I would be careless not to mention that the Poisson distribution is not the same as the binomial. The binomial describes the distribution of events (or “successes”) over a fixed number of trials for a fixed probability of success on each trial. The Poisson describes the distribution of events in space or time for a given rate of occurrence. The binomial is specified by n (number of trails) and p (probability of success on each trial). The Poisson is specified by \mu, the rate at which events occur per unit of space or time.

And finally, and no doubt most important, the way to pronounce Poisson is \pwa-sawn\. Say it correctly and you earn instant credibility at cocktail parties.

How many rolls of a die to see all sides at least once?

Say you have a fair die. (Most of them are these days.) You roll it once and observe a 3. You roll it again and observe a 1. You roll it yet again and get a 4. In three throws you’ve observed 3 of the possible sides. What if you keep going? How many rolls would it take to see all six sides at least once. Obviously the minimum number is 6. But the probability of that happening is about 0.015. (1 \times \frac{5}{6}\times \frac{4}{6}\times \frac{3}{6}\times \frac{2}{6}\times \frac{1}{6}). What is the most likely number of rolls? Or put in the language of a statistics textbook, what’s the expected number of rolls?

To solve this problem we need to use the Geometric Distribution. If a series of trials are independent of one another, and each trial has the same probability of success, then the number of trials needed to observe the first success has a geometric distribution. This is the scenario of our roll of the die. Each roll is independent of one another and the probability of success remains the same for each roll, whatever we define “success” to be. The mean of a geometric distribution is \frac{1}{p}. That means the expected number of times we need to roll a dice to observe, say, a four is 6.

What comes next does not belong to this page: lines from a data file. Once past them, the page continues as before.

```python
class RsiHot:

    def __init__(self, device=0):
        self.lib = load_library()
        st = C.c_int(0)
        self.ctx = self.lib.rsi_hot_create(device, C.byref(st))
        if not self.ctx:
            raise RsiError(st.value, self.lib.rsi_hot_last_error(None).decode())

    def close(self):
        if getattr(self, "ctx", None):
            self.lib.rsi_hot_destroy(self.ctx)
            self.ctx = None

    def __del__(self):
        try:
            self.close()
        except Exception:
            pass

    def _check(self, rc):
        if rc != RSI_OK:
            raise RsiError(rc, self.lib.rsi_hot_last_error(self.ctx).decode())

    def set_timing(self, on=True):
        self.lib.rsi_hot_set_timing(self.ctx, int(on))

    def debug_level_sums(self, T, status, Lmax):
        t = np.ascontiguousarray(T, dtype=np.float32)
        s = np.ascontiguousarray(status, dtype=np.int32)
        assert t.size == s.size
        sums = np.zeros(2 * Lmax + 1, dtype=np.float32)
        counts = np.zeros(2 * Lmax + 1, dtype=np.int32)
        self.lib.rsi_hot_debug_level_sums.argtypes = [C.c_void_p, C.c_void_p, C.c_void_p, C.c_int64, C.c_int, C.c_void_p, C.c_void_p]
        self._check(self.lib.rsi_hot_debug_level_sums(self.ctx, t.ctypes.data, s.ctypes.data, t.size, int(Lmax), sums.ctypes.data, counts.ctypes.data))
        return sums, counts

    def debug_scan(self, T, medint, RDmedian, tmedian, tlamda, Lmax):
        t = np.ascontiguousarray(T, dtype=np.float32)
        mi = np.ascontiguousarray(medint, dtype=np.int32)
        assert t.size == mi.size
        st = np.zeros(t.size, dtype=np.int32)
        info = np.zeros(4, dtype=np.int32)
        self.lib.rsi_hot_debug_scan.argtypes = [C.c_void_p, C.c_void_p, C.c_void_p, C.c_int64, C.c_double, C.c_double, C.c_double, C.c_int,
                                                C.c_void_p, C.c_void_p]
        self._check(self.lib.rsi_hot_debug_scan(self.ctx, t.ctypes.data, mi.ctypes.data, t.size, float(RDmedian), float(tmedian), float(tlamda),
                                                int(Lmax), st.ctypes.data, info.ctypes.data))
        return st, info

    def debug_segments(self, T, status, runs, tmedian, tlamda=0.0, pairs_per_item=0):
        t = np.ascontiguousarray(T, dtype=np.float32)
        st = np.ascontiguousarray(status, dtype=np.int32)
        assert st.size == t.size
        rl = np.ascontiguousarray(runs, dtype=np.int32).reshape(-1, 2)
        k = rl.shape[0]
        s, e, ty = (np.zeros(max(k, 1), dtype=np.int32) for _ in range(3))
        sc = np.zeros(max(k, 1), dtype=np.float64)
        info = np.zeros(8, dtype=np.int32)
        self.lib.rsi_hot_debug_segments.argtypes = [C.c_void_p, C.c_void_p, C.c_void_p, C.c_int64, C.c_void_p, C.c_int, C.c_double, C.c_double,
                                                    C.c_int64, C.c_void_p, C.c_void_p, C.c_void_p, C.c_void_p, C.c_void_p]
        self._check(self.lib.rsi_hot_debug_segments(self.ctx, t.ctypes.data, st.ctypes.data, t.size, rl.ctypes.data, k, float(tmedian), float(tlamda),
                                                    int(pairs_per_item), s.ctypes.data, e.ctypes.data, ty.ctypes.data, sc.ctypes.data, info.ctypes.data))
        n = int(info[5])
        return s[:n], e[:n], ty[:n], sc[:n], info

    def debug_sharpen(self, depth, storage, start, end, type_):
        d = np.ascontiguousarray(depth, dtype=np.int32)
        s = np.array(start, dtype=np.int32).reshape(-1)
        e = np.array(end, dtype=np.int32).reshape(-1)
        ty = np.ascontiguousarray(type_, dtype=np.int32).reshape(-1)
        assert s.size == e.size == ty.size
        info = np.zeros(4, dtype=np.int32)
        self.lib.rsi_hot_debug_sharpen.argtypes = [C.c_void_p, C.c_void_p, C.c_int64, C.c_int, C.c_void_p, C.c_void_p, C.c_void_p, C.c_int, C.c_void_p]
        self._check(self.lib.rsi_hot_debug_sharpen(self.ctx, d.ctypes.data, d.size, int(storage), s.ctypes.data, e.ctypes.data, ty.ctypes.data, s.size,
                                                   info.ctypes.data))
        return s, e, info

    def debug_candidate_tests(self, depth, storage, span_all, RDmedian, cands, index, form, m=101, minmlen=3.01, chklen=2.5, buffer=0.05,
                              maxchkbp=100000):
        d = np.ascontiguousarray(depth, dtype=np.int32)
        c = np.ascontiguousarray(cands, dtype=np.int32).reshape(-1, 4)
        cols = [np.ascontiguousarray(c[:, j]) for j in range(4)]
        ix = np.ascontiguousarray(index, dtype=np.int32).reshape(-1)
        out = np.zeros(max(ix.size, 1), dtype=CAND_RECORD)
        info = np.zeros(8, dtype=np.int32)
        self.lib.rsi_hot_debug_candidate_tests.argtypes = [C.c_void_p, C.c_void_p, C.c_int64, C.c_int, C.c_int64, C.c_double, C.c_int, C.c_double,
                                                           C.c_double, C.c_double, C.c_int, C.c_void_p, C.c_void_p, C.c_void_p, C.c_void_p, C.c_int,
                                                           C.c_void_p, C.c_int, C.c_int, C.c_void_p, C.c_void_p]
        self._check(self.lib.rsi_hot_debug_candidate_tests(self.ctx, d.ctypes.data, d.size, int(storage), int(span_all), float(RDmedian), int(m),
                                                           float(minmlen), float(chklen), float(buffer), int(maxchkbp), cols[0].ctypes.data,
                                                           cols[1].ctypes.data, cols[2].ctypes.data, cols[3].ctypes.data, c.shape[0],
                                                           ix.ctypes.data, ix.size, int(form), out.ctypes.data, info.ctypes.data))
        return out[:ix.size], info

    def debug_range_sums(self, depth, storage, lo, hi):
        d = np.ascontiguousarray(depth, dtype=np.int32)
        a = np.ascontiguousarray(lo, dtype=np.int32).reshape(-1)
        b = np.ascontiguousarray(hi, dtype=np.int32).reshape(-1)
        assert a.size == b.size
        sums = np.zeros(max(a.size, 1), dtype=np.int64)
        info = np.zeros(2, dtype=np.int32)
        self.lib.rsi_hot_debug_range_sums.argtypes = [C.c_void_p, C.c_void_p, C.c_int64, C.c_int, C.c_void_p, C.c_void_p, C.c_int, C.c_void_p, C.c_void_p]
        self._check(self.lib.rsi_hot_debug_range_sums(self.ctx, d.ctypes.data, d.size, int(storage), a.ctypes.data, b.ctypes.data, a.size,
                                                      sums.ctypes.data, info.ctypes.data))
        return sums[:a.size], info

    def debug_block_stage(self, binmedint, status, segs, ncompact, RDmedian, tester=True, sparse=False, **params):
        b = np.ascontiguousarray(binmedint, dtype=np.int32)
        st = np.ascontiguousarray(status, dtype=np.int32)
        assert b.size == st.size
        L = np.array(segs, dtype=CALL_RECORD).reshape(-1)
        road = np.full(max(L.size, 1), -1, dtype=np.int32)
        info = np.zeros(10, dtype=np.int32)
        P = make_params(**params)
        self.lib.rsi_hot_debug_block_stage.argtypes = [C.c_void_p, C.c_void_p, C.c_void_p, C.c_int64, C.c_int64, C.c_double, C.c_void_p, C.c_void_p,
                                                       C.c_int, C.c_int, C.c_int, C.c_void_p, C.c_void_p]
        self._check(self.lib.rsi_hot_debug_block_stage(self.ctx, b.ctypes.data, st.ctypes.data, b.size, int(ncompact), float(RDmedian), C.addressof(P),
                                                       L.ctypes.data, L.size, int(bool(tester)), int(bool(sparse)), road.ctypes.data, info.ctypes.data))
        return L, road[:L.size], dict(zip(LIST_INFO, (int(v) for v in info)))

    def debug_merge(self, depth, storage, cands, RDmedian, tester=True, **params):
        d = np.ascontiguousarray(depth, dtype=np.int32)
        L = np.ascontiguousarray(np.array(cands, dtype=CALL_RECORD).reshape(-1))
        out = np.zeros(max(L.size, 1), dtype=CALL_RECORD)
        nout = np.zeros(1, dtype=np.int32)
        info = np.zeros(10, dtype=np.int32)
        P = make_params(**params)
        self.lib.rsi_hot_debug_merge.argtypes = [C.c_void_p, C.c_void_p, C.c_int64, C.c_int, C.c_double, C.c_void_p, C.c_void_p, C.c_int, C.c_int,
                                                 C.c_void_p, C.c_void_p, C.c_void_p]
        self._check(self.lib.rsi_hot_debug_merge(self.ctx, d.ctypes.data, d.size, int(storage), float(RDmedian), C.addressof(P), L.ctypes.data, L.size,
                                                 int(bool(tester)), out.ctypes.data, nout.ctypes.data, info.ctypes.data))
        return out[:int(nout[0])], dict(zip(LIST_INFO, (int(v) for v in info)))

    def debug_calls(self, depth, storage, segs, noncode, RDmedian, RDsd, tester=True, **params):
        d = np.ascontiguousarray(depth, dtype=np.int32)
        L = np.ascontiguousarray(np.array(segs, dtype=CALL_RECORD).reshape(-1))
        nc = np.asarray(noncode, dtype=np.int32).reshape(-1, 2)
        a, b = np.ascontiguousarray(nc[:, 0]), np.ascontiguousarray(nc[:, 1])
        outs = [np.zeros(max(L.size, 1), dtype=CALL_RECORD) for _ in range(3)]
        counts = np.zeros(3, dtype=np.int32)
        info = np.zeros(10, dtype=np.int32)
        P = make_params(**params)
        self.lib.rsi_hot_debug_calls.argtypes = [C.c_void_p, C.c_void_p, C.c_int64, C.c_int, C.c_double, C.c_double, C.c_void_p, C.c_void_p, C.c_int,
                                                 C.c_void_p, C.c_void_p, C.c_int, C.c_int, C.c_void_p, C.c_void_p, C.c_void_p, C.c_void_p, C.c_void_p]
        self._check(self.lib.rsi_hot_debug_calls(self.ctx, d.ctypes.data, d.size, int(storage), float(RDmedian), float(RDsd), C.addressof(P),
                                                 L.ctypes.data, L.size, a.ctypes.data if a.size else None, b.ctypes.data if b.size else None, a.size,
                                                 int(bool(tester)), outs[0].ctypes.data, outs[1].ctypes.data, outs[2].ctypes.data, counts.ctypes.data,
                                                 info.ctypes.data))
        return outs[0][:counts[0]], outs[1][:counts[1]], outs[2][:counts[2]], dict(zip(LIST_INFO, (int(v) for v in info)))

    def debug_nb_transform(self, binsum, m, ncompact, RDmedian, r):
        b = np.ascontiguousarray(binsum, dtype=np.int64)
        raw = np.zeros(b.size, dtype=np.float32)
        T = np.zeros(b.size, dtype=np.float32)
        info = np.zeros(8, dtype=np.int32)
        self.lib.rsi_hot_debug_nb_transform.argtypes = [C.c_void_p, C.c_void_p, C.c_int64, C.c_int, C.c_int64, C.c_double, C.c_double, C.c_void_p,
                                                        C.c_void_p, C.c_void_p]
        self._check(self.lib.rsi_hot_debug_nb_transform(self.ctx, b.ctypes.data, b.size, int(m), int(ncompact), float(RDmedian), float(r),
                                                        raw.ctypes.data, T.ctypes.data, info.ctypes.data))
        return raw, T, info

    def debug_nb_keyed(self, binsum, m, K, RDmedian, r, mask=None):
        b = np.ascontiguousarray(binsum, dtype=np.int64)
        mk = None if mask is None else np.ascontiguousarray(mask, dtype=np.int32)
        assert mk is None or mk.size == b.size
        T = np.zeros(b.size, dtype=np.float32)
        out = np.zeros(4, dtype=np.float64)
        info = np.zeros(8, dtype=np.int32)
        self.lib.rsi_hot_debug_nb_keyed.argtypes = [C.c_void_p, C.c_void_p, C.c_void_p, C.c_int64, C.c_int, C.c_int64, C.c_double, C.c_double,
                                                    C.c_void_p, C.c_void_p, C.c_void_p]
        self._check(self.lib.rsi_hot_debug_nb_keyed(self.ctx, b.ctypes.data, None if mk is None else mk.ctypes.data, b.size, int(m), int(K),
                                                    float(RDmedian), float(r), T.ctypes.data, out.ctypes.data, info.ctypes.data))
        return T, out, info

    def debug_filterstatus(self, T, status, Lmax, dev):
        t = np.ascontiguousarray(T, dtype=np.float32)
        st = np.ascontiguousarray(status, dtype=np.int32)
        assert st.size == t.size
        out = np.zeros(t.size, dtype=np.int32)
        info = np.zeros(10, dtype=np.int32)
        self.lib.rsi_hot_debug_filterstatus.argtypes = [C.c_void_p, C.c_void_p, C.c_void_p, C.c_int64, C.c_int, C.c_double, C.c_void_p, C.c_void_p]
        self._check(self.lib.rsi_hot_debug_filterstatus(self.ctx, t.ctypes.data, st.ctypes.data, t.size, int(Lmax), float(dev), out.ctypes.data,
                                                        info.ctypes.data))
        return out, info

    GRID_MODES = {"pair": 0, "mad": 1, "host": 2}

    def debug_grid_median(self, x, mask=None, mode="pair", center=0.0):
        out = np.zeros(4, dtype=np.float64)
        info = np.zeros(8, dtype=np.int32)
        if mode == "med":
            assert mask is None
            xi = np.ascontiguousarray(x, dtype=np.int32)
            self.lib.rsi_hot_debug_grid_mad_i32.argtypes = [C.c_void_p, C.c_void_p, C.c_int64, C.c_double, C.c_void_p, C.c_void_p]
            self._check(self.lib.rsi_hot_debug_grid_mad_i32(self.ctx, xi.ctypes.data, xi.size, float(center), out.ctypes.data, info.ctypes.data))
            return out, info
        xf = np.ascontiguousarray(x, dtype=np.float32)
        mk = None if mask is None else np.ascontiguousarray(mask, dtype=np.int32)
        assert mk is None or mk.size == xf.size
        self.lib.rsi_hot_debug_grid_median.argtypes = [C.c_void_p, C.c_void_p, C.c_void_p, C.c_int64, C.c_int, C.c_double, C.c_void_p, C.c_void_p]
        self._check(self.lib.rsi_hot_debug_grid_median(self.ctx, xf.ctypes.data, None if mk is None else mk.ctypes.data, xf.size,
                                                       self.GRID_MODES[mode], float(center), out.ctypes.data, info.ctypes.data))
        return out, info

    def set_exclude(self, exclude):
        if exclude is None or len(exclude) == 0:
            self._check(self.lib.rsi_hot_set_exclude(self.ctx, None, None, 0))
            return
        s, e = _interval_arrays(exclude)
        self._check(self.lib.rsi_hot_set_exclude(self.ctx, s.ctypes.data, e.ctypes.data, s.size))

    def debug_classify(self, fasta, exclude=None):
        f = np.ascontiguousarray(fasta, dtype=np.uint8)
        gc = np.zeros(f.size // 64 + 1, dtype=np.uint64)
        nb = np.zeros(f.size // 64 + 1, dtype=np.uint64)
        if exclude is None or len(exclude) == 0:
            rc = self.lib.rsi_hot_debug_classify(self.ctx, f.ctypes.data, f.size, None, None, 0, gc.ctypes.data, nb.ctypes.data)
        else:
            s, e = _interval_arrays(exclude)
            rc = self.lib.rsi_hot_debug_classify(self.ctx, f.ctypes.data, f.size, s.ctypes.data, e.ctypes.data, s.size, gc.ctypes.data, nb.ctypes.data)
        self._check(rc)
        return gc, nb

    def debug_per_base(self, params, depth, fasta, exclude=None):
        d = np.ascontiguousarray(depth, dtype=np.int32)
        f = np.ascontiguousarray(fasta, dtype=np.uint8)
        if d.shape != f.shape or d.ndim != 1:
            raise ValueError("depth and fasta must be 1-D arrays of the same length")
        st = RsiChromStats()
        if exclude is None or len(exclude) == 0:
            rc = self.lib.rsi_hot_debug_per_base(self.ctx, C.byref(params), d.ctypes.data, f.ctypes.data, d.size, None, None, 0, C.byref(st))
        else:
            s, e = _interval_arrays(exclude)
            rc = self.lib.rsi_hot_debug_per_base(self.ctx, C.byref(params), d.ctypes.data, f.ctypes.data, d.size, s.ctypes.data, e.ctypes.data,
                                                 s.size, C.byref(st))
        self.last_stats = {k[0]: getattr(st, k[0]) for k in RsiChromStats._fields_}
        self._check(rc)
        return self.last_stats

    def run(self, params, depth, fasta, exclude=None):
        d = np.ascontiguousarray(depth, dtype=np.int32)
        f = np.ascontiguousarray(fasta, dtype=np.uint8)
        if d.shape != f.shape or d.ndim != 1:
            raise ValueError("depth and fasta must be 1-D arrays of the same length")
        out = C.c_void_p()
        if exclude is not None:
            self.set_exclude(exclude)
        self._check(self.lib.rsi_hot_run(self.ctx, C.byref(params), d.ctypes.data, f.ctypes.data, d.size, C.byref(out)))
        return Result(self.lib, out)

    def load_depth_text(self, path, n):
        st = RsiTextStats()
        self._check(self.lib.rsi_hot_load_depth_text(self.ctx, os.fsencode(path), int(n), C.byref(st)))
        return {f[0]: getattr(st, f[0]) for f in RsiTextStats._fields_ if f[0] != "pad"}

    def inflate_bgzf(self, data):
        data = bytes(data)
        st = RsiInflateStats()
        src = np.frombuffer(data, dtype=np.uint8) if data else np.zeros(1, dtype=np.uint8)
        size = self._bgzf_text_size(data)
        out = np.zeros(max(size, 1), dtype=np.uint8)
        k = self.lib.rsi_hot_inflate_bgzf(self.ctx, src.ctypes.data, len(data), out.ctypes.data, size, C.byref(st))
        self._check(int(k) if k < 0 else 0)
        return out[:k].tobytes()

    @staticmethod
    def _bgzf_text_size(data):
        p, total = 0, 0
        while p + 18 <= len(data):
            xlen = data[p + 10] | (data[p + 11] << 8)
            bsize = None
            k = p + 12
            while k + 4 <= p + 12 + xlen and k + 4 <= len(data):
                slen = data[k + 2] | (data[k + 3] << 8)
                if data[k] == 66 and data[k + 1] == 67 and slen == 2 and k + 6 <= len(data):
                    bsize = (data[k + 4] | (data[k + 5] << 8)) + 1
                k += 4 + slen
            if bsize is None or p + bsize > len(data):
                break
            total += int.from_bytes(data[p + bsize - 4:p + bsize], "little")
            p += bsize
        return total

    def inflate_stats(self):
        st = RsiInflateStats()
        self._check(self.lib.rsi_hot_last_inflate_stats(self.ctx, C.byref(st)))
        return _inflate_dict(st)

    def run_text(self, params, path, fasta, exclude=None):
        f = np.ascontiguousarray(fasta, dtype=np.uint8)
        if exclude is not None:
            self.set_exclude(exclude)
        out = C.c_void_p()
        st = RsiTextStats()
        self._check(self.lib.rsi_hot_run_text(self.ctx, C.byref(params), os.fsencode(path), f.ctypes.data, f.size, C.byref(out), C.byref(st)))
        res = Result(self.lib, out)
        res.text_stats = {f_[0]: getattr(st, f_[0]) for f_ in RsiTextStats._fields_ if f_[0] != "pad"}
        return res

    def load_depth_bam(self, bam, chrom, minq=0, min_baseq=13):
        st = RsiBamStats()
        self._check(self.lib.rsi_hot_load_depth_bam(self.ctx, os.fsencode(bam), chrom.encode(), int(minq), int(min_baseq), C.byref(st)))
        return {f[0]: getattr(st, f[0]) for f in RsiBamStats._fields_}
# ... 682 lines not shown
```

Back to our problem. We’re certain to get at least one of the faces on the first roll. So that probability is 1. On the second roll we have a probability of \frac{5}{6} of getting a different face than what we got on the first roll. It’s not certain. There is a probability of \frac{1}{6} of getting the same result as the first roll. Once we have observed two sides, the probability of observing a third side becomes \frac{4}{6}. On so on. Notice that as we observe previously unseen sides the definition of success changes, therefore the probability changes. So to determine the expected number of rolls to see all sides of a die at least once, we need to find the expected number of rolls for each definition of “success” and sum them. The steps below describe the process. (The numbers represent the order of the observed sides, not the values on the dice.)

  1. We’re guaranteed to see one of the sides on the first roll. Expected number of rolls: 1
  2. We have \frac{5}{6} probability of seeing a different side than what was previously observed. Expected number of rolls: 1/\frac{5}{6}=1.2
  3. We have \frac{4}{6} probability of seeing a different side than what was previously observed in steps 1 and 2. Expected number of rolls: 1/\frac{4}{6}=1.5
  4. We have \frac{3}{6} probability of seeing a different side than what was previously observed in steps 1 -3. Expected number of rolls: 1/\frac{3}{6}=2
  5. We have \frac{2}{6} probability of seeing a different side than what was previously observed in steps 1-4. Expected number of rolls: 1/\frac{2}{6}=3
  6. We have \frac{1}{6} probability of seeing a different side than what was previously observed in steps 1-5. Expected number of rolls: 1/\frac{1}{6}=6

Adding all the expected number of rolls for each definition of success we get 14.7. So we expect to roll a die about 15 times on average  before we observe all sides at least once.

We can use this same line of thinking to answer such “real-life” questions as how many boxes of cereal would you have to buy to collect the latest series of cheap plastic toys, assuming the toys are randomly added to the cereal in a uniform manner. Of course if you’re desperate to collect the precious toys and have a modicum of patience, the answer is probably 0. You’d just wait to buy the whole set on eBay.